Vacation Pay

I live in Illinois. I was recently downsized out of my job. My question is do they have to pay me my vacation pay? They normally give 2 weeks after 1 year. I was on the job 9 months. They do pay you for your vacation pay, they accrue it, but claim unless your there a year you aren’t entitled to it.

I contacted the labor board and they say the law is vauge it says “Vacation pay IS a earned benefit and must be paid upon termination.”

But the question is when does it become earned. I was advised to get a lawyer. But it seems I should get 9/12 (3/4) of two weeks pay to me. But that is hardly worth taking time off my new job AND paying a lawyer too.

Has anyone else had anything similar?

This is the only job I had that won’t pay earned vacation pay.

At the two large corporations I have worked for you didn’t earn a day of vacation until you had been there one full year. On your anniversary date you got two weeks vacation. So, based on my experience, you’re screwed. Sorry.

The worst experience I ever had was working for a company that didn’t pay you for holidays but didn’t let you work, either. It was just a chunk out of your paycheck. Merry Christmas to you too!

“non sunt multiplicanda entia praeter necessitatem”

Yeah…depends on how you work it. Where I work, we get 7 hours of vacation for every month we work. I’d expect to get that back if I was terminated.

Does your vacation show up on your paycheck? Mine is listed there along with all the deductions. In my state, too, they are required by law to pay you vacation. I have a friend who had a run in about this, and because she had documented proof (ie, her paycheck saying she had XX amount of vacation) they had to pay her for it.

In Canada, where i happen to live, i don’t get vacation or unemployment insurance deductions back even though i don’t work enough hours to qualify for either a vacation or unemployment insurance.
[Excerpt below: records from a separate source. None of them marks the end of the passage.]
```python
class hf_windows(C.Structure):
# ... 131 lines not shown
    sig("hf_comm_init_all", C.c_int, C.c_int, C.POINTER(C.c_int), C.POINTER(vp))
    sig("hf_comm_init_loopback", C.c_int, C.c_int, C.c_int, C.POINTER(vp))
    sig("hf_comm_destroy", None, vp)
    sig("hf_comm_rank", C.c_int, vp)
    sig("hf_comm_size", C.c_int, vp)
    sig("hf_comm_allgather", C.c_int, vp, vp, vp, i64, vp)
    sig("hf_comm_last_error", C.c_char_p)
    sig("hf_shard_bounds", C.c_int, C.POINTER(i64), i32, C.c_int, C.POINTER(i32))
    sig("hf_multi_create", C.c_int, C.POINTER(hf_windows), C.c_int, C.c_int, C.c_int, C.POINTER(C.c_int), C.c_int, C.c_int, C.c_int,
        C.POINTER(vp))
    sig("hf_multi_create_rank", C.c_int, C.POINTER(hf_windows), C.c_int, C.c_int, C.c_int, C.c_int, C.c_int, C.c_int, C.c_int, vp,
        C.POINTER(vp))
    sig("hf_multi_local_ctx", vp, vp)
    sig("hf_multi_local_first_window", i64, vp)
    sig("hf_multi_local_windows", i64, vp)
    sig("hf_multi_destroy", None, vp)
    sig("hf_multi_estep", C.c_int, vp, C.POINTER(hf_params), C.c_int, pd)
    sig("hf_multi_get_labels", C.c_int, vp, C.POINTER(C.c_int8))
    sig("hf_multi_get_posterior", C.c_int, vp, i64, i64, pd)
    sig("hf_multi_viterbi", C.c_int, vp, C.POINTER(hf_params), pd)
    sig("hf_multi_get_viterbi_labels", C.c_int, vp, C.POINTER(C.c_int8))
    sig("hf_multi_get_viterbi_chunk_log_probs", C.c_int, vp, pd)
    sig("hf_multi_world", C.c_int, vp)
    sig("hf_multi_comm_ranks", C.c_int, vp)
    sig("hf_multi_em_iterate", C.c_int, vp, vp, C.c_int, C.c_int, C.c_double, pd, C.POINTER(C.c_int))
    sig("hf_bind_rank_total", C.c_int, vp, vp, vp)
    sig("hf_multi_stats_len", i64, vp)
    sig("hf_multi_shard_windows", i64, vp, C.c_int)
    sig("hf_multi_shard_chunks", i32, vp, C.c_int)
    sig("hf_multi_rank_stats", C.c_int, vp, C.c_int, pd)
    sig("hf_multi_last_error", C.c_char_p)
    sig("hf_selftest_division", C.c_int, C.c_int, i64, pd, pd, pd, pd, C.POINTER(C.c_int32))
    sig("hf_selftest_exp", C.c_int, C.c_int, C.c_int64, C.POINTER(C.c_double), C.POINTER(C.c_double), C.POINTER(C.c_double), C.POINTER(C.c_double))
    sig("hfm_create", vp, C.c_int, C.c_int, C.POINTER(i32), C.c_int, C.c_int, C.c_int, C.c_int, pd, dbl, dbl)
    sig("hfm_copy", vp, vp)
    sig("hfm_destroy", None, vp)
    sig("hfm_n_regions", C.c_int, vp)
    sig("hfm_max_comps", C.c_int, vp)
    sig("hfm_model_type", C.c_int, vp)
    sig("hfm_max_high_mapq_ratio", dbl, vp)
    sig("hfm_min_high_mapq_ratio", dbl, vp)
    sig("hfm_min_highly_clipped_ratio", dbl, vp)
    sig("hfm_params", None, vp, C.POINTER(hf_params))
    sig("hfm_estimate", C.c_int, vp, pd, dbl)
    sig("hfm_loglikelihood", dbl, vp)
    sig("hfm_write_transition_tsv", C.c_int, vp, C.c_char_p)
    sig("hfm_write_emission_tsv", C.c_int, vp, C.c_char_p)
    sig("hfm_param_len", i64, vp)
    sig("hfm_get_param_vector", None, vp, pd)
    sig("hfm_set_param_vector", None, vp, pd)
    sig("hfm_best_collapsed_comps", C.c_int, C.POINTER(C.c_uint16), i64, C.POINTER(i32), C.c_int)
    sig("hfm_read_alpha_tsv", C.c_int, C.c_char_p, pd)
    sig("hfm_get_alpha", None, vp, pd)
    sig("hfm_set_alpha", C.c_int, vp, pd)
    sig("hfm_estimate_alpha", C.c_int, vp, pd, pd, C.POINTER(C.c_uint8), dbl, dbl, dbl)
    sig("hf_em_iterate", C.c_int, vp, vp, C.c_int, C.c_int, dbl, pd, C.POINTER(C.c_int), vp)
    sig("hfs_write_all_tables", C.c_int, C.POINTER(hfs_input), C.c_char_p, C.c_char_p, C.POINTER(C.c_char_p), C.c_int, dbl, C.c_int)
    sig("hfs_last_error", C.c_char_p)
    sig("hfm_scale_initial_means", None, vp, dbl)
    sig("hfm_set_max_coverage", None, vp, C.c_int)
    sig("hfm_squarem_create", vp, vp, vp, vp)
    sig("hfm_squarem_destroy", None, vp)
    sig("hfm_squarem_alpha", dbl, vp)
    sig("hfm_squarem_model_prime", vp, vp)
    sig("hfm_squarem_shrink", vp, vp)
    sig("hfm_is_feasible", C.c_int, vp)
# ... 44 lines not shown
```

Go fig.


Sincerely, SDStaff hopeful

If you earn two weeks vacation after one year on the job, then you are entitled to pay for two weeks vacation only when you have been on the job a year. Not nine months, a year.
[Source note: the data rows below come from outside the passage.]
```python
_KNOBS = {"strips": _abi.FA_TUNE_STRIPS, "unroll": _abi.FA_TUNE_UNROLL, "nt": _abi.FA_TUNE_NT,
          "fastdiv": _abi.FA_TUNE_FASTDIV, "lanetab": _abi.FA_TUNE_LANETAB,
          "grid": _abi.FA_TUNE_GRID, "read": _abi.FA_TUNE_READ,
          "block": _abi.FA_TUNE_BLOCK, "sum_nostore": _abi.FA_TUNE_SUM_NOSTORE,
          "nt_store": _abi.FA_TUNE_NT_STORE, "fastdiv64": _abi.FA_TUNE_FASTDIV64,
          "tilemap": _abi.FA_TUNE_TILEMAP, "opt_nt": _abi.FA_TUNE_OPT_NT, "opt_nostore": _abi.FA_TUNE_OPT_NOSTORE,
          "opt_store": _abi.FA_TUNE_OPT_STORE, "opt_coal": _abi.FA_TUNE_OPT_COAL, "narrow": _abi.FA_TUNE_NARROW,
          "lds": _abi.FA_TUNE_LDS, "wpe": _abi.FA_TUNE_WPE,
          "opt_mv": _abi.FA_TUNE_OPT_MV, "auto_geom": _abi.FA_TUNE_AUTO_GEOM,
          "opt_mix": _abi.FA_TUNE_OPT_MIX, "opt_burst": _abi.FA_TUNE_OPT_BURST,
          "opt_g": _abi.FA_TUNE_OPT_G, "opt_win_period": _abi.FA_TUNE_OPT_WIN_PERIOD, "opt_win_w": _abi.FA_TUNE_OPT_WIN_W,
          "opt_win_mode": _abi.FA_TUNE_OPT_WIN_MODE, "avg_win_period": _abi.FA_TUNE_AVG_WIN_PERIOD,
          "avg_win_w": _abi.FA_TUNE_AVG_WIN_W, "avg_win_mode": _abi.FA_TUNE_AVG_WIN_MODE,
          "opt_win_prod": _abi.FA_TUNE_OPT_WIN_PROD,
          "opt_quad": _abi.FA_TUNE_OPT_QUAD}


def tune(**knobs):
    lib = _probe_lib()
    for k, v in knobs.items():
        _abi.check(lib.fa_tune(_KNOBS[k], int(v)))


_EW = {"axpby": _abi.FA_EW_AXPBY, "mul": _abi.FA_EW_MUL, "div": _abi.FA_EW_DIV, "sqrt": _abi.FA_EW_SQRT,
       "square": _abi.FA_EW_SQUARE, "sign": _abi.FA_EW_SIGN, "fill": _abi.FA_EW_FILL, "pow": _abi.FA_EW_POW,
       "ipow": _abi.FA_EW_IPOW, "ifold": _abi.FA_EW_IFOLD, "nfold": _abi.FA_EW_NFOLD}


def elementwise(op, out, x=None, y=None, a=0.0, b=0.0, stream=None):
    lib = _abi.load()
    P = out.numel()
    _check_dev("out", out, P, None)
    for name, t in (("x", x), ("y", y)):
        if t is not None:
            _check_dev(name, t, P, out.device)
    if P == 0:
        for t in (out, x, y):
            if t is not None:
                fa_dtype(t)
        if op not in _EW:
            raise ValueError(f"unknown elementwise op {op}")
        return out
    with _on(out.device):
        st = _stream_handle(out, stream)
        rc = lib.fa_elementwise(_EW[op], out.data_ptr(), fa_dtype(out), 0 if x is None else x.data_ptr(),
                                fa_dtype(out) if x is None else fa_dtype(x), 0 if y is None else y.data_ptr(),
                                _abi.FA_NONE if y is None else fa_dtype(y), float(a), float(b), P, st)
    _abi.check(rc)
    return out


def norm1(x, matrix, stream=None):
    lib = _abi.load()
    if not x.is_contiguous():
        raise ValueError("norm1: x must be contiguous")
    rows, cols = (x.shape[0], x.shape[1]) if matrix else (1, x.numel())
    work = torch.empty(max(1, int(lib.fa_norm1_work(rows, cols, int(matrix)))), dtype=torch.float64, device=x.device)
    out = torch.empty((), dtype=torch.float64, device=x.device)
    with _on(x.device):
        st = _stream_handle(x, stream)
        rc = lib.fa_norm1(out.data_ptr(), x.data_ptr(), fa_dtype(x), rows, cols, int(matrix), work.data_ptr(), st)
    _abi.check(rc)
    return out



def ipc_handle(t):
    import ctypes
# ... 167 lines not shown
```

include/fedagg_probe.h:

```cpp
#ifndef FEDAGG_PROBE_H
#define FEDAGG_PROBE_H

#include "fedagg.h"

#ifdef __cplusplus
extern "C" {
#endif

int fa_stream_copy(void* dst, const void* src, int64_t bytes, void* stream);
int fa_stream_sum(float* out, const float* const* bufs, int K, int64_t P, void* stream);

enum fa_tune_knob { FA_TUNE_STRIPS = 0, FA_TUNE_UNROLL = 1, FA_TUNE_NT = 2, FA_TUNE_FASTDIV = 3, FA_TUNE_LANETAB = 4,
                    FA_TUNE_GRID = 5, FA_TUNE_READ = 6 ,
                    FA_TUNE_BLOCK = 7 ,
                    FA_TUNE_SUM_NOSTORE = 8 ,
                    FA_TUNE_NT_STORE = 9 ,
                    FA_TUNE_FASTDIV64 = 10 ,
                    FA_TUNE_TILEMAP = 11 ,
                    FA_TUNE_OPT_NT = 12 ,
                    FA_TUNE_OPT_NOSTORE = 13 ,
                    FA_TUNE_OPT_STORE = 14 ,
                    FA_TUNE_OPT_COAL = 15 ,
                    FA_TUNE_NARROW = 16 ,
                    FA_TUNE_LDS = 17 ,
                    FA_TUNE_WPE = 18 ,
                    FA_TUNE_OPT_MV = 19 ,
                    FA_TUNE_AUTO_GEOM = 20 ,
                    FA_TUNE_OPT_MIX = 21 ,
                    FA_TUNE_OPT_BURST = 22 ,
                    FA_TUNE_OPT_G = 23 ,
                    FA_TUNE_OPT_WIN_PERIOD = 24 ,
                    FA_TUNE_OPT_WIN_W = 25 ,
                    FA_TUNE_OPT_WIN_MODE = 26 ,
                    FA_TUNE_AVG_WIN_PERIOD = 27 ,
                    FA_TUNE_AVG_WIN_W = 28,
                    FA_TUNE_AVG_WIN_MODE = 29,
                    FA_TUNE_OPT_WIN_PROD = 30 ,
                    FA_TUNE_OPT_QUAD = 31  };
int fa_tune(int knob, int value);
int64_t fa_stream_read_blocks(int64_t bytes);
int fa_stream_read(const void* src, int64_t bytes, void* sink, void* stream);

#ifdef __cplusplus
}
#endif

#endif
```

Measured before the change: 1489 billion.

## Add rolling-refill FedAvg fold kernel for large client counts with tuned store window

Adds a new FedAvg fold body that keeps one client's strips in flight and refills each strip's buffer right after folding it, replacing the ping-pong double-buffer body for f32 inputs when K >= 48. The aim is smoother memory-level parallelism and fewer stalls between clients in the bandwidth-bound reduce. The roll kernel uses its own store-window period (a smaller fraction of the round bytes, with a higher cap). The build now also captures compiler kernel-resource remarks into a file, and a probe knob selects the fold body. Risk: different register pressure and occupancy, and a new tuned window heuristic.

```diff
diff --git a/fedn_amd/_abi.py b/fedn_amd/_abi.py
--- a/fedn_amd/_abi.py
+++ b/fedn_amd/_abi.py
@@ -18,7 +18,7 @@
  FA_TUNE_OPT_NOSTORE, FA_TUNE_OPT_STORE, FA_TUNE_OPT_COAL, FA_TUNE_NARROW, FA_TUNE_LDS, FA_TUNE_WPE, FA_TUNE_OPT_MV, FA_TUNE_AUTO_GEOM,
  FA_TUNE_OPT_MIX, FA_TUNE_OPT_BURST, FA_TUNE_OPT_G, FA_TUNE_OPT_WIN_PERIOD, FA_TUNE_OPT_WIN_W, FA_TUNE_OPT_WIN_MODE,
  FA_TUNE_AVG_WIN_PERIOD, FA_TUNE_AVG_WIN_W, FA_TUNE_AVG_WIN_MODE, FA_TUNE_OPT_WIN_PROD,
- FA_TUNE_OPT_QUAD) = range(32)
+ FA_TUNE_OPT_QUAD, FA_TUNE_AVG_BODY) = range(33)
 
 EXPORTS = {
     "fa_abi_version": (ctypes.c_int, []),
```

Employers with this very common policy (I live in IL too) are under no obligation to change their vacation rules simply because you think it should be prorated.

In short, you’re SOL. Take the lawyer money and buy yourself a new Rolex.

In the U.S., the laws vary by state and are pretty much at the whim of the company. Vacation can be accured monthly, in which case you would have a claim to unused vacation; or vacation can accrue after one year of service, in which case you got nothin’. Thus, companies are pretty much free to do as they please.

Different countries have different requirements (or lack thereof).

Not to mention the fact that it might be accrued weekly or monthly, but unavailable (not vested) until after one year of service. I have had that happen at three different employers in California.

It really doesn’t matter what company policy says. It is the law that matters. For instance when I did payroll for my staff, If they punch in early, even without authorization, you still have to pay them. You can fire them or you can write them up, but you STILL must pay them. Despite my company policy saying this isn’t so.

Also in IL you MUST take your lunch break no later than 5 hours after you start your shift. Even if the employee says they would rather wait it is an offensive subject to 100 dollar fine per occurance. But my company H/R department says it’s OK to delay lunch.

That is why I really don’t have faith in anything the H/R dept says.

This from the Illinois Dept. of Labor:

ILLINOIS WAGE PAYMENT AND COLLECTION ACT
820 ILCS 115/1-1
Unless otherwise provided in a collective bargaining agreement, whenever a contract of employment or employment policy provides for
paid vacations, and an employee resigns or is terminated without having taken all vacation time earned in accordance with such
contract of employment or employment policy, the monetary equivalent of all earned vacation shall be paid to him or her as
part of his or her final compensation at his or her final rate of pay and no employment contract or employment policy shall provide
for forfeiture of earned vacation time upon separation.

Key words: Vacation time earned
and “employment contract or policy.”
Those contracts are entered into voluntarily on the part of an employer, and/or an employer sets their own paid vacation policy.

There are no laws, Federal or State that I can find that set minimun standards for paid vacations. This benefit is completely voluntary on an employer’s part, and they could concievably offer none, zip, nada. You’re free to wander around the Illinois Dept of Labor at:

http://www.state.il.us/agency/idol/wpact.htm

or the U.S. DOL at:

http://www.dol.gov/dol/welcome.htm

and see for yourself. Nothing in any of those places says an employer must offer X number of days paid vacation in X number of days service.

Once again: You left their employ before you earned your vaction according to their policy. They owe you nothing.